Gay Men and Religion Unit
The Gay Men and Religion Program Unit invite papers for the 2023 annual meeting of the American Academy of Religion in San Antonio, Texas; November 18-23. The following two panel options represent lines of inquiry identified by committee members and attendees of the 202w annual meeting. That said, we will consider all paper proposals. We encourage those submitting papers to read our revised program unit description. So, too, we are very interested in papers that represent a wide variety of religious and geographic locations.
Texas, Religious Opposition to Sexual Autonomy, and Gay Men
State and national electoral politics have been significantly influenced by political and religious attitudes emerging from Texas, and usually of the kind that oppose sexual autonomy and liberty for men who have sex with men. As the 2023 Annual Meeting of the American Academy of Religion meets in San Antonio, Texas, the Gay Men and Religion Program Unit is mindful of how our geographic location not only warrants academic interrogation at the intersection of religion, public policy, and gay men, but also raises important matters of safety and our feelings of vulnerability. We invite papers, for this panel, to explore: 1. Anti-gay political rhetoric and policies grounded in religious rhetoric, and responses to those; 2. Ways in which abortion restriction bears on people who identify as gay men, and/or gay men who participate in religious traditions or political systems that seek to restrict reproductive choice; 3. Histories of seemingly opposing gay male religious experiments being shaped by and in Texas (e.g., Exodus and MCC in 1970s Dallas); 4. Christian nationalism and gay men and/or gay men and Texas nationalism; 5. Reflections on Lawrence v. Texas: liberation from sodomy codes or codifying religion-based homonormativities.
The Working of Our Hands: The Insights and Lived Experiences of Gay Men and/in Religion.
In this panel we seek to engage the lived experiences of gay men and religion, inclusive of, but not restricted to: 1.Theological responses to gay men and sex work (notions of radical hospitality, sacred prostitution, etc.); 2. Interreligious gay male experiences, including mixed religious gay households 3. Nonreligious gay male experiences in relation to religious persons and traditions; 4. New horizons in gay male ritual and liturgy - beyond cishet models; 5. Proposals around recent books relevant to the lived religious experiences of gay men, 6. Papers in conversation with the book, Queer God De Amor by Miguel Diaz.

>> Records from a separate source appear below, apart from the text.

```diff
+         hipMemcpy(d_q, q_vals, nq * sizeof(float), hipMemcpyHostToDevice) == hipSuccess &&
+         hipMemset(d_out, 0, 16 * sizeof(unsigned long long)) == hipSuccess;
+    if (ok) {
+        hipLaunchKernelGGL(short_div_check_kernel, dim3((unsigned)na), dim3(256), 0, 0, d_a, d_q, (uint32_t)nq, d_out);
+        ok = hipGetLastError() == hipSuccess && hipDeviceSynchronize() == hipSuccess &&
+             hipMemcpy(out, d_out, 16 * sizeof(unsigned long long), hipMemcpyDeviceToHost) == hipSuccess;
+    }
+    hipFree(d_a); hipFree(d_q); hipFree(d_out);
+    return ok ? MORT_OK : MORT_ERR_HIP;
+}
+
 extern "C" int mort_hip_render_device(mort_ctx *c, const mort_camera *cam, int mode, void *d_rgba, void *d_accum,
                                       void *stream, mort_stats *stats) {
     return render_device_impl(c, cam, mode, d_rgba, d_accum, nullptr, stream, stats);
diff --git a/mort_amd/csrc/hip/scene_compile.h b/mort_amd/csrc/hip/scene_compile.h
--- a/mort_amd/csrc/hip/scene_compile.h
+++ b/mort_amd/csrc/hip/scene_compile.h
@@ -8,6 +8,7 @@
 #include <vector>
 
 #include "dev_scene.h"
+#include "dev_math.h"
 #include "mort_hip.h"
 
 namespace mortc {
@@ -27,6 +28,7 @@
     std::vector<DLambert> lambert, dlight, isotropic;
     std::vector<DMetal> metal;
     std::vector<DDielectric> dielectric;
+    std::vector<DDielectricR0> dielectric_r0;
     std::vector<DSolid> solid;
     std::vector<DChecker> checker;
     std::vector<DImage> image;
@@ -313,6 +315,7 @@
             const uint32_t pa = lf.prims & 0x7fffu, pb = (lf.prims >> 16) & 0x7fffu;
             if (pa >= out.spheres.size() || pb >= out.spheres.size()) { out.own_nodes.clear(); out.own_leaves.clear(); return; }
             r.a = out.spheres[pa]; r.b = out.spheres[pb]; r.n = pa == pb ? 1u : 2u; r.prims = pa | (pb << 16);
+            r.inv_ra = 1.0f / r.a.radius; r.inv_rb = 1.0f / r.b.radius;
             r.xmin = lf.xmin; r.xmax = lf.xmax; r.ymin = lf.ymin; r.ymax = lf.ymax; r.zmin = lf.zmin; r.zmax = lf.zmax;
             out.own_leafrecs.push_back(r);
         }
@@ -716,7 +719,8 @@
             DMetal d; d.r = m.host_metal[i].albedo.e[0]; d.g = m.host_metal[i].albedo.e[1]; d.b = m.host_metal[i].albedo.e[2]; d.fuzz = m.host_metal[i].fuzz;
             out.metal.push_back(d);
         }
-        for (int i = 0; i < m.num_dielectrics; i++) { DDielectric d; d.ior = m.host_dielectric[i].ior; d.inv_ior = m.host_dielectric[i].inv_ior; out.dielectric.push_back(d); }
+        for (int i = 0; i < m.num_dielectrics; i++) { DDielectric d; d.ior = m.host_dielectric[i].ior; d.inv_ior = m.host_dielectric[i].inv_ior; out.dielectric.push_back(d);
+            DDielectricR0 r; r.ior = d.ior; r.inv_ior = d.inv_ior; r.r0_front = schlick_r0(d.inv_ior); r.r0_back = schlick_r0(d.ior); out.dielectric_r0.push_back(r); }
         const mort_world_textures &t = w->texs;
         for (int i = 0; i < t.num_solid_colors; i++) {
             DSolid d; d.r = t.host_solid_color[i].color_value.e[0]; d.g = t.host_solid_color[i].color_value.e[1]; d.b = t.host_solid_color[i].color_value.e[2]; d.pad = 0;
```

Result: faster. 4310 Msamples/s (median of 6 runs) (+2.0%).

Orthodox-majority contexts, communities, and leaders often cause terrible harm to LGBTQ+ persons through homophobic violence, discourse, and policy. Sexual diversity is perhaps the most polarizing issue facing the modern Orthodox world—from the ecclesial discourse surrounding Pride parades and the conflict in Ukraine, to the Orthodox Church in America’s statement against discussing sexuality—and its real-life effects cannot be understated. Yet, international initiatives over the past decade as well as recent publications (Orthodox Tradition and Human Sexuality (Fordham, 2022) and Gender Essentialism and Orthodoxy: Beyond Male and Female (Fordham, 2023)) have argued Orthodox tradition has resources within it to address issues of gender and sexuality with greater openness and theological consistency. This session will ask: what would a queering of Orthodoxy and an Orthodox engagement with Queer Studies look like? We welcome paper and pre-arranged panel proposals that accurately elucidate or constructively address any aspect of LGBTQ+ identity and Orthodox Christianity and its related topics (asceticism, celibacy, eunuchs, same-sex marriage, sexual ethics, queer theology, bodily agency, etc.) from any discipline (sociology, anthropology, history, theology, etc.).
The Gay Men and Religion Unit: Provides scholarly reflection and writing on the intersections of gay male experience, including sexual experiences, with religious traditions and spiritual practices. Fosters ongoing contributions by (or about) gay men—or men who have sex with men—to religious scholarship in all its forms; we are especially interested in gay men’s experiences across a range of religious traditions and in a wide variety of geographical contexts. Critically challenges homophobic scholarship and religious teaching, on the one hand, and aspects of the LGBTQI equality movement that promote assimilation and normalization of hegemonic patriarchy and heterosexism, on the other. Engages a variety of theoretical and political discourses, which fosters vigorous dialogue between essentialist and constructionist notions of gay male identity; this includes recognizing the insights and limitations of any theoretical and methodological approach to the study of religion and sexuality.